Les Jones, Marketing Director at Practice Plan, shares the key to all communications – SIMPLICITY!
Consider these two questions…
- Would you care to partake in a receptacle (made of china) of hot beverage made from plant leaves imported from India which have been slowly infused into recently boiled water and combined with a small amount of fresh cow’s milk?
- Would you like a cup of tea?
Clearly, the first question is ridiculous; we would never think of communicating that way. Yet, when it comes to marketing or promotional materials, this is exactly what many dental practices do. They cram too much detail into too small a space using a cornucopia of different typefaces and colours… and then expect their audience to ‘get it’.

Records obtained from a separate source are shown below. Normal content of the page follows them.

struct StripJob {
    const int16_t *fin;
    const uint8_t *fin8;
    int16_t *fout;
    int H, W, ybeg, yend, x0, lane;
    uint8_t *pconn, *pstrong;
    int tiles_x, lo1, hi1;
    int edge_value;
};

__device__ __forceinline__ int max_u16(int a, int b)
{
    int r;
    asm("v_max_u16 %0, %1, %2" : "=v"(r) : "v"(a), "v"(b));
    return r;
}

template <int NP>
__device__ __forceinline__ void store_row(int16_t *dst, const uint32_t (&outp)[NP])
{
    __builtin_memcpy(dst, outp, 4 * NP);
}

__device__ __forceinline__ int pk_pixel_mag(float fx, float fy, float &Ah, float &nh)
{
    Ah = __fmaf_rn(fx, fx, 0.5f);
    nh = __fmaf_rn(fy, fy, Ah);
    return (int)__builtin_amdgcn_sqrtf(nh);
}
__device__ __forceinline__ void pk_pixel_disc(float fx, float fy, float Ah, float nh, float &P, float &Q)
{
    P = __fmul_rn(fx, fy);
    Q = __fmaf_rn(nh, -0.5f, Ah);
}
__device__ __forceinline__ int pk_nms_select(float P, float Q, int n0, int n45, int n90, int n135)
{
    const bool v_ge0 = P <= Q;
    const bool u_ge0 = P > -Q;
    const int na = v_ge0 ? n0 : n45;
    const int nb = v_ge0 ? n135 : n90;
    return u_ge0 ? na : nb;
}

Consumers today are bombarded by hundreds of marketing messages every day and, as a result, they are making their decisions based on smaller and smaller chunks of information – known as ‘thin slicing’. You will have personally experienced this if you’ve recently thrown away some direct mail letters without even opening the envelopes. How long did you give them before you made up your mind they were for the bin? If you fit the norm, it will have been less than a second.
Of course, when practices put their brochures and websites together, the intention is always good – to provide relevant and useful information to the reader. It’s the delivery that often fails. The key is to understand what the priority messages are and what other information could be provided at a later stage. The principle of ‘less is more’ should be the approach here – successful communication is as much about what you leave out as it is about what you put in.
The challenge for every practice is to ‘speak the language of the receiver’ – that means developing an understanding of what is important to your customers, what criteria they will make their decision on and what style of language they are most likely to respond to. Once you’ve nailed that, concentrate on delivering these messages in a clear, uncluttered and unambiguous way.
In other words… avoid the NOISE! Just like it’s difficult to talk and listen when there’s lots of extraneous noise, so it is with print and web communications – if there’s too much visual noise the big messages get lost.
As an example, take a look at the home pages for Google and Yahoo! – both are search engines. Of course, they provide much more, but it was Google that realised early on that the vast majority of visitors to their site want to ‘search’ for something – so they took everything else off the page and just left that function. You can do the same thing on Yahoo! – but just look how much visual noise gets in your way. Which site do you use…?
So, take some time to really hone in on the key messages you want to communicate and don’t be tempted to throw the kitchen sink into your marketing materials. Customers have very short attention spans and if you’re taking too long to get to the point… they’re gone.